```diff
diff --git a/dr-using-scv-od_amd/csrc/scvod_mergepath.h b/dr-using-scv-od_amd/csrc/scvod_mergepath.h
--- a/dr-using-scv-od_amd/csrc/scvod_mergepath.h
+++ b/dr-using-scv-od_amd/csrc/scvod_mergepath.h
@@ -67,6 +67,40 @@
     return true;
 }
 
+template <int LGE, typename T, typename CX>
+SORTNET_HD void lane_mirror(T (&a)[1 << LGE], const T (&b)[1 << LGE], bool upper, CX cx) {
+    constexpr int E = 1 << LGE;
+#pragma unroll
+    for (int i = 0; i < E; ++i) {
+        T lo = a[i], hi = b[E - 1 - i];
+        cx(lo, hi);
+        a[i] = upper ? hi : lo;
+    }
+}
+template <int LGE, typename T, typename CX>
+SORTNET_HD void lane_butterfly(T (&a)[1 << LGE], const T (&b)[1 << LGE], bool upper, CX cx) {
+#pragma unroll
+    for (int i = 0; i < (1 << LGE); ++i) {
+        T lo = a[i], hi = b[i];
+        cx(lo, hi);
+        a[i] = upper ? hi : lo;
+    }
+}
+template <int LGE, typename T, typename CX>
+SORTNET_HD void lanepair_merge(T (&a)[1 << LGE], const T (&b)[1 << LGE], bool upper, CX cx) {
+    lane_mirror<LGE>(a, b, upper, cx);
+    sortnet::pass_network<LGE, false>(a, cx);
+}
+template <int LGE, typename T, typename CX>
+SORTNET_HD void lanequad_merge_first(T (&a)[1 << LGE], const T (&b)[1 << LGE], bool upper, CX cx) {
+    lane_mirror<LGE>(a, b, upper, cx);
+}
+template <int LGE, typename T, typename CX>
+SORTNET_HD void lanequad_merge_second(T (&a)[1 << LGE], const T (&b)[1 << LGE], bool upper, CX cx) {
+    lane_butterfly<LGE>(a, b, upper, cx);
+    sortnet::pass_network<LGE, false>(a, cx);
+}
+
 template <int LGE, bool PAD, typename T, typename Arr>
 SORTNET_HD void store_window(Arr a, int t, const T (&out)[1 << LGE]) {
 #pragma unroll
```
· · · · · · ·
#### [WORK INSTRUCTION]
Check every line above for the string "bool" and copy those that have it.

#### [OUTPUT OF THE EXERCISE]
+SORTNET_HD void lane_mirror(T (&a)[1 << LGE], const T (&b)[1 << LGE], bool upper, CX cx) {
+SORTNET_HD void lane_butterfly(T (&a)[1 << LGE], const T (&b)[1 << LGE], bool upper, CX cx) {
+SORTNET_HD void lanepair_merge(T (&a)[1 << LGE], const T (&b)[1 << LGE], bool upper, CX cx) {
+SORTNET_HD void lanequad_merge_first(T (&a)[1 << LGE], const T (&b)[1 << LGE], bool upper, CX cx) {
+SORTNET_HD void lanequad_merge_second(T (&a)[1 << LGE], const T (&b)[1 << LGE], bool upper, CX cx) {
 template <int LGE, bool PAD, typename T, typename Arr>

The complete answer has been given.